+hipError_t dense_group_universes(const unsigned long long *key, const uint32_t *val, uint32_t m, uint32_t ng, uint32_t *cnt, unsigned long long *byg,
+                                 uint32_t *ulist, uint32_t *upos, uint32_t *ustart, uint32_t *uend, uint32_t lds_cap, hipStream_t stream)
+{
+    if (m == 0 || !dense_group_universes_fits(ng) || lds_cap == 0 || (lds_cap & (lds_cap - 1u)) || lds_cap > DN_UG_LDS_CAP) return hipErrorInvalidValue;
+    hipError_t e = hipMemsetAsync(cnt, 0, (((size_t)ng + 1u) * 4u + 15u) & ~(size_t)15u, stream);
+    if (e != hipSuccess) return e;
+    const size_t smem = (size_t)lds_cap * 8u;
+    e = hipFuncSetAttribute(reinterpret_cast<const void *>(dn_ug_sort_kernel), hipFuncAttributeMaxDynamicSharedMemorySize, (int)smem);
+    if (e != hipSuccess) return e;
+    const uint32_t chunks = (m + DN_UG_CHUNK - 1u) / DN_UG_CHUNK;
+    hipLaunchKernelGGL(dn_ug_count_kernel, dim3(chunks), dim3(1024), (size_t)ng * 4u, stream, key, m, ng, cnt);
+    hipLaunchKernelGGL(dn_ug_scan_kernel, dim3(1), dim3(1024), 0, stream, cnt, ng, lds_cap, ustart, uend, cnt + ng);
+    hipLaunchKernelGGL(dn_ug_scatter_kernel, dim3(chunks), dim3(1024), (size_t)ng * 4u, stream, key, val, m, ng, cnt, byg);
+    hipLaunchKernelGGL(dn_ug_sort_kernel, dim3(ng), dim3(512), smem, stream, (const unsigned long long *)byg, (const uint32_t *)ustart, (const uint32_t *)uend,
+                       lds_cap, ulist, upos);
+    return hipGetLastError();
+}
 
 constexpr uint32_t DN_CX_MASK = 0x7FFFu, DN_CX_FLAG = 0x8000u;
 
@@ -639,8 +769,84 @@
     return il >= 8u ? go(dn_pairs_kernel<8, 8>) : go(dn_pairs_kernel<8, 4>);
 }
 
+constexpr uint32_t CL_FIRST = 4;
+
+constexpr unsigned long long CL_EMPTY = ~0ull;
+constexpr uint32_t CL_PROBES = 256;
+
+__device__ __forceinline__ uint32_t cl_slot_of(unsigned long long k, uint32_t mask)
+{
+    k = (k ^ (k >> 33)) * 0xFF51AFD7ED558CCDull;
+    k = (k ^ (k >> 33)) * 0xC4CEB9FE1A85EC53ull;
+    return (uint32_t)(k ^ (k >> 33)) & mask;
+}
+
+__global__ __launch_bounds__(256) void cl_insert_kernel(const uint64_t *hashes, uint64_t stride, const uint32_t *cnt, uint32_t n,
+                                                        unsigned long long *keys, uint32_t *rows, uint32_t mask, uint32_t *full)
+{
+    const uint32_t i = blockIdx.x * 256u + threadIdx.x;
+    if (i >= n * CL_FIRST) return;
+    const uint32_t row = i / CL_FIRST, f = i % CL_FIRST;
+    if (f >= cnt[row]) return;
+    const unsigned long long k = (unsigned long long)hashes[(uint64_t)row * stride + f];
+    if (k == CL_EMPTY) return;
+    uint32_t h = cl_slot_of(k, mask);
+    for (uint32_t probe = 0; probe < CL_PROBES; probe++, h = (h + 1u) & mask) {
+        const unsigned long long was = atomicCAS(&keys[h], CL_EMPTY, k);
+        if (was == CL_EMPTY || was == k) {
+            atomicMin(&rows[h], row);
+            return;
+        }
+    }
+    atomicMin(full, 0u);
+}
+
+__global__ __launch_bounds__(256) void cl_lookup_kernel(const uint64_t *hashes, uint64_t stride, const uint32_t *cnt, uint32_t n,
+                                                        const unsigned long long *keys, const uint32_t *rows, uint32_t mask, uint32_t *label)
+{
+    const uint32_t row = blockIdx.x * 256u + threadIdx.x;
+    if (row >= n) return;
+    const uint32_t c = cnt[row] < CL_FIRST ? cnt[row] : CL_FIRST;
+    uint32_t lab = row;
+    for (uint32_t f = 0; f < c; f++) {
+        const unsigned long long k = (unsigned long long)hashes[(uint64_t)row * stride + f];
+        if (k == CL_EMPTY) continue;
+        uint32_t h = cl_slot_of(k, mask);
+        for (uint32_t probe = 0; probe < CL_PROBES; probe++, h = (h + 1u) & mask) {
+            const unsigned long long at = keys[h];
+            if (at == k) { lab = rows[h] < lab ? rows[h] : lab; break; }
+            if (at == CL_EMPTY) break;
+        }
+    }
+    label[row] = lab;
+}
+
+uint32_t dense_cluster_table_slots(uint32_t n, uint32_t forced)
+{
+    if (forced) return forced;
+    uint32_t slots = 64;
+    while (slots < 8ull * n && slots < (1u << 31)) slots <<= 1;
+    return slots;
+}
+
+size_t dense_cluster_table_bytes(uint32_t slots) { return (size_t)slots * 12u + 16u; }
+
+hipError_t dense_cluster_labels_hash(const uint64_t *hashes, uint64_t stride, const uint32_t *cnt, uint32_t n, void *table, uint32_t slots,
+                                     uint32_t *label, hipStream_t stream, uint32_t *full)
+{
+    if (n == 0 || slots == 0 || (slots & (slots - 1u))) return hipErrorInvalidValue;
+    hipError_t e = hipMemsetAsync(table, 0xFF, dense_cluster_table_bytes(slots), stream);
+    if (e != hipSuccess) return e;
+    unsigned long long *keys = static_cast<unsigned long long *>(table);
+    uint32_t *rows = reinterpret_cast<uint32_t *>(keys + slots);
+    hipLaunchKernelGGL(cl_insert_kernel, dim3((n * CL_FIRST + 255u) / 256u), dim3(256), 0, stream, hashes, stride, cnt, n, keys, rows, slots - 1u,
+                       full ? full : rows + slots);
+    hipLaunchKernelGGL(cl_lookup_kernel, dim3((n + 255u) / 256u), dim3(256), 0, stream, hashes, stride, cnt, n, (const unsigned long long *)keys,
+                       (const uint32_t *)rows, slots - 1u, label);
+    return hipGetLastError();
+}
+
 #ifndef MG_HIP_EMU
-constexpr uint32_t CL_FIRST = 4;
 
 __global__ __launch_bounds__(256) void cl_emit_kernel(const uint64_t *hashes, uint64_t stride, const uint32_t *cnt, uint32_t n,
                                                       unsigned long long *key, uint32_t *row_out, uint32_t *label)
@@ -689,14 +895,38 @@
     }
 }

...

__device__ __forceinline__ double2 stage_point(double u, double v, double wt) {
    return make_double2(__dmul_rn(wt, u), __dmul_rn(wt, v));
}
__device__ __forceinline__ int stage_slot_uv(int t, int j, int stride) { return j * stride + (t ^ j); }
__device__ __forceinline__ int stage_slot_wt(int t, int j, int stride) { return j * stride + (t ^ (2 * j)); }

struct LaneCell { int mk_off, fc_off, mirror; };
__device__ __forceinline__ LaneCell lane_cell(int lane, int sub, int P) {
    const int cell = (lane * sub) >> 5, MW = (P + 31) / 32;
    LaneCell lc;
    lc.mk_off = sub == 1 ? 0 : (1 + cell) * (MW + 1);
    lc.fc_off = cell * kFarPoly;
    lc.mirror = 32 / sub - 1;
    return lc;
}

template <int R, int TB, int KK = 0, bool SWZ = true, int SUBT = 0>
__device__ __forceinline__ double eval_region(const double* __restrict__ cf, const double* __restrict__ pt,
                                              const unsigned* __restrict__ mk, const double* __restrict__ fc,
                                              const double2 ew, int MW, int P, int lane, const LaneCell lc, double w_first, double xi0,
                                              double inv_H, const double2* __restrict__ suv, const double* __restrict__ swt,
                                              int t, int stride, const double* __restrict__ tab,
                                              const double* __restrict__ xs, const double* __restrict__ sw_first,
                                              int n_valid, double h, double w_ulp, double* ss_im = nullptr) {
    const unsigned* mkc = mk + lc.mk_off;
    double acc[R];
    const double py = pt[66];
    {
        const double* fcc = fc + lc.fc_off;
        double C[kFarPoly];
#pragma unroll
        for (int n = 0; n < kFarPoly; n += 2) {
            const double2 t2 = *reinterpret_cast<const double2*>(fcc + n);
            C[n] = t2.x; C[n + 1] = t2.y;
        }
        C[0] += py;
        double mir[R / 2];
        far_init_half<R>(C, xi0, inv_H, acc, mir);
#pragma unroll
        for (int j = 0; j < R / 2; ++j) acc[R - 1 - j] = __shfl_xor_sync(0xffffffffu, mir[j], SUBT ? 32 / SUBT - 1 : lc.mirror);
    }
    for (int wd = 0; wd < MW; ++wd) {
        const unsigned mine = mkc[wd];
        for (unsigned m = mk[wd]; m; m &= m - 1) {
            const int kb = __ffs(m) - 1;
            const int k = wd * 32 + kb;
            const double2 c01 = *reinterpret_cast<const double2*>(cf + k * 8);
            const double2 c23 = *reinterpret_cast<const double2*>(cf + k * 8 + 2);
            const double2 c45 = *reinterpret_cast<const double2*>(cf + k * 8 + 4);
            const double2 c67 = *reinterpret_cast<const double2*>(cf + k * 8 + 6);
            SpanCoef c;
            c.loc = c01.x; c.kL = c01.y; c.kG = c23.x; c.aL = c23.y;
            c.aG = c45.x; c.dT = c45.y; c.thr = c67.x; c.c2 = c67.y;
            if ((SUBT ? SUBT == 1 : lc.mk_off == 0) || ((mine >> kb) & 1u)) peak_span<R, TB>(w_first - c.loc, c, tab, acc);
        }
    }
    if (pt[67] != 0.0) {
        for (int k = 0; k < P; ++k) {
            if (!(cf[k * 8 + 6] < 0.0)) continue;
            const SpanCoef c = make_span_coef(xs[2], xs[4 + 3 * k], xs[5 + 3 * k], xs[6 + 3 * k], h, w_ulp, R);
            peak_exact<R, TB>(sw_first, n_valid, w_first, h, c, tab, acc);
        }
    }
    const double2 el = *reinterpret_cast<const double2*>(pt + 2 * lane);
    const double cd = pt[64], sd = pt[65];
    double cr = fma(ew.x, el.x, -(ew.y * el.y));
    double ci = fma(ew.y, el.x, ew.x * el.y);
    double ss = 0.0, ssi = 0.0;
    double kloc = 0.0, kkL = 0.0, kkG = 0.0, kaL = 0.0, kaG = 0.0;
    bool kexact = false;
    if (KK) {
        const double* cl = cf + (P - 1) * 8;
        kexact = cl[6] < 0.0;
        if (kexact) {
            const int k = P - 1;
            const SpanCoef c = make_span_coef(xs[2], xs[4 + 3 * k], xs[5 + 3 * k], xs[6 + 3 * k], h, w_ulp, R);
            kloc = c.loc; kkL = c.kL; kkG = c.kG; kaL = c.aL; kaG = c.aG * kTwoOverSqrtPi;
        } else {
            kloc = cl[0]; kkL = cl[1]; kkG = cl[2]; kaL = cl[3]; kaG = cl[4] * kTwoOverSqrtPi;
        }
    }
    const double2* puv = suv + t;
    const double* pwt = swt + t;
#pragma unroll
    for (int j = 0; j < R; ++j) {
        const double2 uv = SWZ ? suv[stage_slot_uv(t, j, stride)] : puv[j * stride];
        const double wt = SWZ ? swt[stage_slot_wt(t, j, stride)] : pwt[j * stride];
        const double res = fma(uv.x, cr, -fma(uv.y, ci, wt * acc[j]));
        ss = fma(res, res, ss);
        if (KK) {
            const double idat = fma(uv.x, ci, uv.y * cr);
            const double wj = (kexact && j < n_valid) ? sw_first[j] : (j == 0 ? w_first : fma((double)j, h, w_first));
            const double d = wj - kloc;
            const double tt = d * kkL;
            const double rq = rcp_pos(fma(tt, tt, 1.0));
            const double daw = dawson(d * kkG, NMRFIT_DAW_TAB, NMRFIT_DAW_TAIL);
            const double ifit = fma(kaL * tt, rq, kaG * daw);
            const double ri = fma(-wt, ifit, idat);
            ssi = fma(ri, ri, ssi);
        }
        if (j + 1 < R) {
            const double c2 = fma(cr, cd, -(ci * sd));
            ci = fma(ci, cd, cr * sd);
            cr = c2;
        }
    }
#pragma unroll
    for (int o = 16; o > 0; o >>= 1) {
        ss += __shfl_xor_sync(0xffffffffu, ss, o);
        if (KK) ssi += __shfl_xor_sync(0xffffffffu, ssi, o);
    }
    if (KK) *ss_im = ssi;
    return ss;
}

● **EXERCISE**
Find and copy each line of the data where "mine" is present.

● **ANSWER SECTION**
        const unsigned mine = mkc[wd];
            if ((SUBT ? SUBT == 1 : lc.mk_off == 0) || ((mine >> kb) & 1u)) peak_span<R, TB>(w_first - c.loc, c, tab, acc);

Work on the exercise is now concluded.